SDP Python API¶

SDP Python API is available through pyspark.pipelines Python module.

The convention to alias the import of Spark Declarative Pipelines' Python module is dp.

from pyspark import pipelines as dp

pyspark.pipelines Python Module¶

pyspark.pipelines module (in __init__.py) imports pyspark.pipelines.api module to expose the following Python functions (incl. decorators) to wildcard imports:

append_flow
create_sink
create_streaming_table
materialized_view
table
temporary_view

Python Decorators¶

Declarative Pipelines uses Python decorators to define tables and views.

Decorator	Purpose
@dp.append_flow	Append-only flows
@dp.materialized_view	Materialized views (with supporting flows)
@dp.table	Streaming and batch tables (with supporting flows)
@dp.temporary_view	Temporary views (with supporting flows)

@dp.append_flow¶

append_flow(
    *,
    target: str,
    name: Optional[str] = None,
    spark_conf: Optional[Dict[str, str]] = None,
) -> Callable[[QueryFunction], None] # (1)!

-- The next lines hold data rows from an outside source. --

@@ -1667,7 +1759,7 @@
     TRY(launch_scan_hist(RADIX_BITS, s, sc.hist(0), sc.gbase(0), &sc.stats()->n));
     TRY(dalloc(&pfinal, (size_t)n, s));
     TRY(sort_tail(sc, SortPlan{RADIX_BITS, num_passes(k)}, 0, true, ka, pa, kb, pb, n, s, pfinal));
-    TRY(finish_index(ix, sc, ka, pfinal, n, s));
+    TRY(finish_index(ix, sc, ka, pfinal, n, s, false, ka != d_keys));
     pfinal = nullptr;
     if (ix->unstable) { demote_rank_variant(); return fail(KMG_ERR_UNSTABLE, "position lists not ascending after the one-atomic sort pass; rebuild (the bitmap variant is now selected)"); }
     const int R = num_passes(k);
@@ -1677,6 +1769,7 @@
     return KMG_OK;
   };
   int rc = body();
+  if (ix->hkeys == ka) ka = nullptr;
   if (ka != d_keys) dfree(ka, s);
   if (kb != d_keys) dfree(kb, s);
   if (pa != d_pos) dfree(pa, s);
@@ -1850,7 +1943,7 @@
         rc = fail(KMG_ERR_CUDA, "copy failed");
       }
       if (rc == KMG_OK) {
-        rc = finish_index(ix, sc, ka, pfinal, n, s, true);
+        rc = finish_index(ix, sc, ka, pfinal, n, s, true, ka != d_keys);
         if (rc == KMG_OK) pfinal = nullptr;
       }
       dfree(fixmem, s);
@@ -1860,7 +1953,7 @@
       ix->hbits = gp.bits();
     } else {
       TRY(sort_tail(sc, SortPlan{RADIX_BITS, num_passes(k)}, 0, true, ka, pa, kb, pb, n, s, pfinal, seg, nsegs));
-      TRY(finish_index(ix, sc, ka, pfinal, n, s));
+      TRY(finish_index(ix, sc, ka, pfinal, n, s, false, ka != d_keys));
     }
     pfinal = nullptr;
     if (ix->unstable) { demote_rank_variant(); return fail(KMG_ERR_UNSTABLE, "position lists not ascending after the one-atomic sort pass; rebuild (the bitmap variant is now selected)"); }
@@ -1872,6 +1965,7 @@
     return KMG_OK;
   };
   int rc = body();
+  if (ix->hkeys == ka) ka = nullptr;
   if (ka != d_keys) dfree(ka, s);
   if (kb != d_keys) dfree(kb, s);
   if (pa && pa != d_pos) dfree(pa, s);
@@ -2267,6 +2361,7 @@
   kmg_index *b = nullptr;
   TRY(kmg_build_ordered(seq, len, c->k, KMG_ORDER_SORTED, &b));
   if (b->U == 0) { kmg_free(b); return KMG_OK; }
+  if (const int rc0 = ensure_ukeys(b)) { kmg_free(b); return rc0; }
   cudaStream_t s = g_ctx.stream();
   const int sn = c->source_n;
   const unsigned grid_of_b = (unsigned)std::min<uint64_t>(ceil_div<uint64_t>(b->U, 256), (uint64_t)g_ctx.sms * 16);
@@ -2293,6 +2388,7 @@
     CU(cudaMemcpyAsync(cat_keys + Ut, b->ukeys, b->U * 8, cudaMemcpyDeviceToDevice, s));
     LAUNCH("iota", s, iota_kernel<<<(unsigned)std::min<uint64_t>(ceil_div<uint64_t>(n, 256), (uint64_t)g_ctx.sms * 16), 256, 0, s>>>(cat_pay, n));
     TRY(kmg_build_records(cat_keys, cat_pay, (int64_t)n, c->k, &m));
+    TRY(ensure_ukeys(m));
     TRY(dalloc(&ncounts, (size_t)m->U * sn, s));
     LAUNCH("count_merge", s, count_merge_kernel<<<(unsigned)std::min<uint64_t>(ceil_div<uint64_t>(m->U, 256), (uint64_t)g_ctx.sms * 16), 256, 0, s>>>(
                                  m->ustart, m->pos, m->U, Ut, c->counts, b->ustart, sn, source, ncounts));
diff --git a/kmer_hasher_b200/csrc/csr.cuh b/kmer_hasher_b200/csrc/csr.cuh
--- a/kmer_hasher_b200/csrc/csr.cuh
+++ b/kmer_hasher_b200/csrc/csr.cuh
@@ -13,7 +13,7 @@
   uint32_t unstable;
 };
 
-template <int THREADS, int ITEMS>
+template <int THREADS, int ITEMS, bool KEYS>
 __global__ void __launch_bounds__(THREADS)
 rle_kernel(const uint64_t *__restrict__ keys, const uint32_t *__restrict__ pos, IndexStats *st, uint64_t *__restrict__ ukeys,
            uint32_t *__restrict__ ustart, Pair64 *status, uint32_t *ticket, const bool hashed) {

QueryFunction = Callable[[], DataFrame] is a Python function that takes no arguments and returns a PySpark DataFrame.

Registers an append Flow (in the active GraphElementRegistry)

target is the name of the dataset (destination) this flow writes to.

dp.create_sink¶

create_sink(
    name: str,
    format: str,
    options: Optional[Dict[str, str]] = None,
) -> None

Registers a Sink output in the active GraphElementRegistry.

Not Python Decorator

Unlike the others, create_sink is not a Python decorator (Callable).

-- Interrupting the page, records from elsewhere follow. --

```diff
@@ -1251,7 +1327,21 @@
     return on;
 }
 
-static int conv_impl(const rho_conv_desc* dp, void* stream, int64_t* stats_tiles, int64_t* ws_want = nullptr) {
+static int conv_walk_length(const rho_conv_desc& d, bool m16_variant, int np, long long wgs_per_sample) {
+    const bool legal = m16_variant && d.kd == 3 && d.kh == 3 && d.kw == 3 && d.n >= 2 && d.sh == 1 && d.sw == 1 && !d.up_h && !d.up_w && !d.zs_h && !d.zs_w &&
+                       !d.ph_h && !d.ph_w && !d.phd_h && !d.phd_w && !d.gnb_x1 && !d.gna_g && d.split == d.cout && np <= 640;
+    if (!legal) return 1;
+    const char* const e = getenv("RHO_CONV_WALK");
+    if (e != nullptr && *e != 0) {
+        const int v = atoi(e);
+        if (v == 0 || v == 1) return 1;
+        if (v == 2 || v == 4 || v == 8) return v;
+    }
+    (void)wgs_per_sample;
+    return 1;
+}
+
+static int conv_impl(const rho_conv_desc* dp, void* stream, int64_t* stats_tiles, int64_t* ws_want = nullptr, int* walk_out = nullptr) {
     if (!dp) return RHO_E_ARG;
     const rho_conv_desc& d = *dp;
     if (!d.x1 || !d.w || !d.bias) return RHO_E_ARG;
@@ -1286,6 +1376,7 @@
     if (conv32_applies(d)) {
         if (stats_tiles) { *stats_tiles = conv32_wps(d); return 0; }
         if (ws_want) { *ws_want = 0; return 0; }
+        if (walk_out) { *walk_out = 1; return 0; }
         if (g_variant != nullptr) { snprintf(g_variant->buf, (size_t)g_variant->cap, "k_conv32<bf16>"); return 0; }
         if (d.stats && d.split != d.cout) return RHO_E_ARG;
         return launch_conv32(d, as_stream(stream));
@@ -1455,6 +1546,12 @@
     if (d.stats) { const size_t lr = (size_t)(BM == 128 ? 512 : 256) * 16 * sizeof(float); if (lds < lr) lds = lr; }
     const size_t lds_epi = (size_t)256 * (BM * 4 + 16);
     if ((d.split > 0 || d.y2_cl) && lds < lds_epi) lds = lds_epi;
+    k.nbatch = d.n; k.nwalk = 1;
+    if (d.kd == 3) {
+        k.nwalk = conv_walk_length(d, m16 && m16_env_on() && BM >= 64, t.NP, tiles * (d.coutp / BM));
+        grid.z = (unsigned)cdiv(d.n, k.nwalk);
+    }
+    if (walk_out) { *walk_out = k.nwalk; return 0; }
     hipStream_t st = as_stream(stream);
     const bool m16_env = m16_env_on();
     const int rc = d.dtype == RHO_BF16 ? launch_taps<bf16_raw>(d, k, BM, t.NP, grid, lds, m16 && m16_env, st)
@@ -1488,6 +1585,11 @@
     return rc;
 }
 
+extern "C" int rho_conv_walk_length(const rho_conv_desc* dp) {
+    int w = 0;
+    return conv_impl(dp, nullptr, nullptr, nullptr, &w) == 0 ? w : 0;
+}
+
 extern "C" int64_t rho_conv_stats_tiles(const rho_conv_desc* dp) {
     int64_t t = 0;
     return conv_impl(dp, nullptr, &t) == 0 ? t : 0;
diff --git a/rho_diffusion_amd/engine/unet_engine.py b/rho_diffusion_amd/engine/unet_engine.py
--- a/rho_diffusion_amd/engine/unet_engine.py
+++ b/rho_diffusion_amd/engine/unet_engine.py
@@ -426,7 +426,7 @@
 
     _PLAN_ENV = ("RHO_TRAIN_MATERIALIZE", "RHO_MATERIALIZE_MIN_COUT", "RHO_PHASE_UPSAMPLE", "RHO_PHASE_UPSAMPLE_BWD", "RHO_PHASE_MIN_WGS",
                  "RHO_FOLD_SKIP", "RHO_S2_SPLIT", "RHO_S2_SPLIT_BWD", "RHO_FUSE_GN_BWD", "RHO_GEMM_ENDS", "RHO_DIRECT_ENDS",
-                 "RHO_FUSE_SKIP_DGRAD")
+                 "RHO_FUSE_SKIP_DGRAD", "RHO_CONV_WALK")
 
     def _plan_signature(self) -> tuple:
         ck = tuple(bool(b.use_checkpoint) for b in self._film_blocks)
@@ -462,6 +462,7 @@
         self.s2_split_bwd = os.environ.get("RHO_S2_SPLIT_BWD", "1") != "0"
         self.fuse_gn_bwd = int(os.environ.get("RHO_FUSE_GN_BWD", "128"))
         self.fuse_skip_dgrad = os.environ.get("RHO_FUSE_SKIP_DGRAD", "1") != "0"
+        self.conv_walk = os.environ.get("RHO_CONV_WALK")
         m = eng.model
         dt = eng.dtype
         dtc = hip.dtype_code(dt)
```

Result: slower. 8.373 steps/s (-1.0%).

dp.create_streaming_table¶

create_streaming_table(
    name: str,
    *,
    comment: Optional[str] = None,
    table_properties: Optional[Dict[str, str]] = None,
    partition_cols: Optional[List[str]] = None,
    cluster_by: Optional[List[str]] = None,
    schema: Optional[Union[StructType, str]] = None,
    format: Optional[str] = None,
) -> None

Not Python Decorator

Unlike the others, create_streaming_table is not a Python decorator (Callable).

Registers a StreamingTable dataset (in the active GraphElementRegistry) for Append Flows.

@dp.materialized_view¶

materialized_view(
    query_function: Optional[QueryFunction] = None,
    *,
    name: Optional[str] = None,
    comment: Optional[str] = None,
    spark_conf: Optional[Dict[str, str]] = None,
    table_properties: Optional[Dict[str, str]] = None,
    partition_cols: Optional[List[str]] = None,
    cluster_by: Optional[List[str]] = None,
    schema: Optional[Union[StructType, str]] = None,
    format: Optional[str] = None,
) -> Union[Callable[[QueryFunction], None], None]

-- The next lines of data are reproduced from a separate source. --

__global__ __launch_bounds__(256) void k_expand_light_rows(const uint32_t *__restrict__ bin_off, const uint32_t *__restrict__ entries,
                                                           int nlights, uint32_t keys_per_light,
                                                           const OriginRow *__restrict__ light_tab, int n,
                                                           LightRow *__restrict__ rows, const uint32_t *__restrict__ pair_count, uint32_t pair_cap,
                                                           uint32_t *__restrict__ row_tri )
{
    if (pair_count && *pair_count > pair_cap) return;
    const uint32_t first = bin_off[0], total = bin_off[(size_t)nlights * keys_per_light];
    for (uint32_t p = first + blockIdx.x * blockDim.x + threadIdx.x; p < total; p += gridDim.x * blockDim.x) {
        int k = 0;
        while (k + 1 < nlights && bin_off[(size_t)(k + 1) * keys_per_light] <= p) k++;
        const uint32_t tri = entries[p];
        rows[p] = light_tab[(size_t)k * n + tri];
        if (row_tri) row_tri[p] = tri;
    }
}

#ifndef MIRT_TR_STAGE
#define MIRT_TR_STAGE 16
#endif
constexpr int TR_STAGE = MIRT_TR_STAGE;
constexpr int TR_DRAIN = 64;
constexpr int TR_QUEUE = 96;
constexpr int TR_PIX = 128;
static_assert(TR_STAGE == 16, "the staging lanes are split 16 / 16 between the two tiles");

struct TrWaveLds {
    union {
        struct {
            float4 rows[TR_STAGE * 6];
            float4 geo[TR_STAGE * 2 * 3];
        };
        struct {
            float4 ray[TR_PIX];
            uint8_t sink;
        };
    };
    float4 q[TR_QUEUE];
    unsigned long long best[TR_PIX];
    uint2 qa[TR_QUEUE];
    union {
        float px[TR_PIX];
        float thr[TR_PIX];
    };
    float py[TR_PIX], pz[TR_PIX];
    uint8_t flag[TR_PIX];
};
static_assert(sizeof(TrWaveLds) % 16 == 0, "per-wave LDS slice must keep 16-byte alignment");
static_assert(sizeof(TrWaveLds) == 8064, "20 waves share a CU's LDS: the ray table overlays the staging, it adds nothing");

__device__ __forceinline__ void wave_lds_fence()
{
    __builtin_amdgcn_fence(__ATOMIC_RELEASE, "wavefront");
    __builtin_amdgcn_wave_barrier();
    __builtin_amdgcn_fence(__ATOMIC_ACQUIRE, "wavefront");
}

Registers a MaterializedView dataset with an accompanying Flow in the active GraphElementRegistry.

@dp.table¶

table(
    query_function: Optional[QueryFunction] = None,
    *,
    name: Optional[str] = None,
    comment: Optional[str] = None,
    spark_conf: Optional[Dict[str, str]] = None,
    table_properties: Optional[Dict[str, str]] = None,
    partition_cols: Optional[List[str]] = None,
    cluster_by: Optional[List[str]] = None,
    schema: Optional[Union[StructType, str]] = None,
    format: Optional[str] = None,
) -> Union[Callable[[QueryFunction], None], None]

Registers a StreamingTable dataset with an accompanying Flow in the active GraphElementRegistry.

@dp.temporary_view¶

temporary_view(
    query_function: Optional[QueryFunction] = None,
    *,
    name: Optional[str] = None,
    comment: Optional[str] = None,
    spark_conf: Optional[Dict[str, str]] = None,
) -> Union[Callable[[QueryFunction], None], None]

Registers a TemporaryView dataset with an accompanying Flow in the active GraphElementRegistry.